Task prompt:
Give the listing again exactly as written.

Data supplied:

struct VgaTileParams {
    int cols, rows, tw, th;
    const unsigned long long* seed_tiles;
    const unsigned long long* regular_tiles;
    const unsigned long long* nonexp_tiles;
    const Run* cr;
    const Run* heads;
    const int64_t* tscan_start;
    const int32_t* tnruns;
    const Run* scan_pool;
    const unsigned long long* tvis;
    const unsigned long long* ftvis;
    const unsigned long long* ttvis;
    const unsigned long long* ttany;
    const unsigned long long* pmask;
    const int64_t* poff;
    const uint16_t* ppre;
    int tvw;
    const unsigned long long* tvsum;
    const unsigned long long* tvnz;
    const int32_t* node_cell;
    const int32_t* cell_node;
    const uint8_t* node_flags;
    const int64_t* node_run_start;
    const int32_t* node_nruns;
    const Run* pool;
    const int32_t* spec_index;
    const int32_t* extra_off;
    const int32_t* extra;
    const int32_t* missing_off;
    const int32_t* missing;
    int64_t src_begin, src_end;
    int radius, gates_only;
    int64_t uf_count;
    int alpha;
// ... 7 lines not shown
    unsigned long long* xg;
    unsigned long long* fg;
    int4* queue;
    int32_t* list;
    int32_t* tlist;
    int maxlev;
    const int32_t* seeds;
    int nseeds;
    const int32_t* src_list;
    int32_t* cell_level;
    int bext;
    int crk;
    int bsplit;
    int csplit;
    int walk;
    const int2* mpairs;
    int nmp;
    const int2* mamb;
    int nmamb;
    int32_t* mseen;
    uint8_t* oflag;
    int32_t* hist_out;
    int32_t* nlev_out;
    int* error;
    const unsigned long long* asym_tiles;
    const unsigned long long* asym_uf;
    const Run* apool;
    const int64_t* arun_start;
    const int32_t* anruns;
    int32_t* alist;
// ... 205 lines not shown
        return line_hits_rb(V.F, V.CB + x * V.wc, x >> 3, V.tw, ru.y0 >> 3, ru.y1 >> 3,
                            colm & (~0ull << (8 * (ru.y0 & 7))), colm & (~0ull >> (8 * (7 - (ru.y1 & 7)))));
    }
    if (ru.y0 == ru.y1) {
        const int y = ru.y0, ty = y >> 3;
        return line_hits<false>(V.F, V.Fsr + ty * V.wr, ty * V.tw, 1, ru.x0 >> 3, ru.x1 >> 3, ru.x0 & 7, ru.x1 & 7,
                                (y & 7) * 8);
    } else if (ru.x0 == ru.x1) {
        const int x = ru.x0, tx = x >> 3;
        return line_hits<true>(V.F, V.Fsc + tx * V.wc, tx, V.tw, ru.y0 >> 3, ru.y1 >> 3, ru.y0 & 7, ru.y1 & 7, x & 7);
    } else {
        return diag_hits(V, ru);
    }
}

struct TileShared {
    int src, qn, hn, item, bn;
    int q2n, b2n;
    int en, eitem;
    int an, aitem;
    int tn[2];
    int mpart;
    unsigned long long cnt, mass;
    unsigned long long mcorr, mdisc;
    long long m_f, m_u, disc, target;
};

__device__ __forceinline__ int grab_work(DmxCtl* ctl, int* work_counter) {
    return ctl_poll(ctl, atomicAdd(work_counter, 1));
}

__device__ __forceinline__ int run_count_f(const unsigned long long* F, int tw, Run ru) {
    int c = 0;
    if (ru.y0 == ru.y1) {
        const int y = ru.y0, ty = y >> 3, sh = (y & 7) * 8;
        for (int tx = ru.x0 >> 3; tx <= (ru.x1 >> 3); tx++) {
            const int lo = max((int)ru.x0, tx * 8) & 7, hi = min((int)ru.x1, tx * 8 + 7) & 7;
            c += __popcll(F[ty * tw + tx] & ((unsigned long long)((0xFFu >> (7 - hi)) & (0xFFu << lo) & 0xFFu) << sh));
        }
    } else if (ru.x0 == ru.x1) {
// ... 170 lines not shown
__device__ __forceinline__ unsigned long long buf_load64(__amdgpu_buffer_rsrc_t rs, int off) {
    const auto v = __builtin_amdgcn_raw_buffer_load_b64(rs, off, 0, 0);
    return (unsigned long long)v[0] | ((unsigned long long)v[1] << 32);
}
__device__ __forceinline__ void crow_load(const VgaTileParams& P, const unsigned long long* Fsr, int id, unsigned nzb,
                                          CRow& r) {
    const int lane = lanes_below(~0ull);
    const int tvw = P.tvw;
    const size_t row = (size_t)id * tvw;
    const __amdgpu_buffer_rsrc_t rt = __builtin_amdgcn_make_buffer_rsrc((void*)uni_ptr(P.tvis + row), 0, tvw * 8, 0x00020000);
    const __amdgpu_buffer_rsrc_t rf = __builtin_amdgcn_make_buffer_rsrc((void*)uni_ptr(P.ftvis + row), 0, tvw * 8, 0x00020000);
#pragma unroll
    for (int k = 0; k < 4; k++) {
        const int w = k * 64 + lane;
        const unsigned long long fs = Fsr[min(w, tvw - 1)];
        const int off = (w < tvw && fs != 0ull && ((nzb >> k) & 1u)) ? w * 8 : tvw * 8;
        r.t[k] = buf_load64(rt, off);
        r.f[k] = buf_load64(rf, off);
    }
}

Exercise response:
struct VgaTileParams {
    int cols, rows, tw, th;
    const unsigned long long* seed_tiles;
    const unsigned long long* regular_tiles;
    const unsigned long long* nonexp_tiles;
    const Run* cr;
    const Run* heads;
    const int64_t* tscan_start;
    const int32_t* tnruns;
    const Run* scan_pool;
    const unsigned long long* tvis;
    const unsigned long long* ftvis;
    const unsigned long long* ttvis;
    const unsigned long long* ttany;
    const unsigned long long* pmask;
    const int64_t* poff;
    const uint16_t* ppre;
    int tvw;
    const unsigned long long* tvsum;
    const unsigned long long* tvnz;
    const int32_t* node_cell;
    const int32_t* cell_node;
    const uint8_t* node_flags;
    const int64_t* node_run_start;
    const int32_t* node_nruns;
    const Run* pool;
    const int32_t* spec_index;
    const int32_t* extra_off;
    const int32_t* extra;
    const int32_t* missing_off;
    const int32_t* missing;
    int64_t src_begin, src_end;
    int radius, gates_only;
    int64_t uf_count;
    int alpha;
// ... 7 lines not shown
    unsigned long long* xg;
    unsigned long long* fg;
    int4* queue;
    int32_t* list;
    int32_t* tlist;
    int maxlev;
    const int32_t* seeds;
    int nseeds;
    const int32_t* src_list;
    int32_t* cell_level;
    int bext;
    int crk;
    int bsplit;
    int csplit;
    int walk;
    const int2* mpairs;
    int nmp;
    const int2* mamb;
    int nmamb;
    int32_t* mseen;
    uint8_t* oflag;
    int32_t* hist_out;
    int32_t* nlev_out;
    int* error;
    const unsigned long long* asym_tiles;
    const unsigned long long* asym_uf;
    const Run* apool;
    const int64_t* arun_start;
    const int32_t* anruns;
    int32_t* alist;
// ... 205 lines not shown
        return line_hits_rb(V.F, V.CB + x * V.wc, x >> 3, V.tw, ru.y0 >> 3, ru.y1 >> 3,
                            colm & (~0ull << (8 * (ru.y0 & 7))), colm & (~0ull >> (8 * (7 - (ru.y1 & 7)))));
    }
    if (ru.y0 == ru.y1) {
        const int y = ru.y0, ty = y >> 3;
        return line_hits<false>(V.F, V.Fsr + ty * V.wr, ty * V.tw, 1, ru.x0 >> 3, ru.x1 >> 3, ru.x0 & 7, ru.x1 & 7,
                                (y & 7) * 8);
    } else if (ru.x0 == ru.x1) {
        const int x = ru.x0, tx = x >> 3;
        return line_hits<true>(V.F, V.Fsc + tx * V.wc, tx, V.tw, ru.y0 >> 3, ru.y1 >> 3, ru.y0 & 7, ru.y1 & 7, x & 7);
    } else {
        return diag_hits(V, ru);
    }
}

struct TileShared {
    int src, qn, hn, item, bn;
    int q2n, b2n;
    int en, eitem;
    int an, aitem;
    int tn[2];
    int mpart;
    unsigned long long cnt, mass;
    unsigned long long mcorr, mdisc;
    long long m_f, m_u, disc, target;
};

__device__ __forceinline__ int grab_work(DmxCtl* ctl, int* work_counter) {
    return ctl_poll(ctl, atomicAdd(work_counter, 1));
}

__device__ __forceinline__ int run_count_f(const unsigned long long* F, int tw, Run ru) {
    int c = 0;
    if (ru.y0 == ru.y1) {
        const int y = ru.y0, ty = y >> 3, sh = (y & 7) * 8;
        for (int tx = ru.x0 >> 3; tx <= (ru.x1 >> 3); tx++) {
            const int lo = max((int)ru.x0, tx * 8) & 7, hi = min((int)ru.x1, tx * 8 + 7) & 7;
            c += __popcll(F[ty * tw + tx] & ((unsigned long long)((0xFFu >> (7 - hi)) & (0xFFu << lo) & 0xFFu) << sh));
        }
    } else if (ru.x0 == ru.x1) {
// ... 170 lines not shown
__device__ __forceinline__ unsigned long long buf_load64(__amdgpu_buffer_rsrc_t rs, int off) {
    const auto v = __builtin_amdgcn_raw_buffer_load_b64(rs, off, 0, 0);
    return (unsigned long long)v[0] | ((unsigned long long)v[1] << 32);
}
__device__ __forceinline__ void crow_load(const VgaTileParams& P, const unsigned long long* Fsr, int id, unsigned nzb,
                                          CRow& r) {
    const int lane = lanes_below(~0ull);
    const int tvw = P.tvw;
    const size_t row = (size_t)id * tvw;
    const __amdgpu_buffer_rsrc_t rt = __builtin_amdgcn_make_buffer_rsrc((void*)uni_ptr(P.tvis + row), 0, tvw * 8, 0x00020000);
    const __amdgpu_buffer_rsrc_t rf = __builtin_amdgcn_make_buffer_rsrc((void*)uni_ptr(P.ftvis + row), 0, tvw * 8, 0x00020000);
#pragma unroll
    for (int k = 0; k < 4; k++) {
        const int w = k * 64 + lane;
        const unsigned long long fs = Fsr[min(w, tvw - 1)];
        const int off = (w < tvw && fs != 0ull && ((nzb >> k) & 1u)) ? w * 8 : tvw * 8;
        r.t[k] = buf_load64(rt, off);
        r.f[k] = buf_load64(rf, off);
    }
}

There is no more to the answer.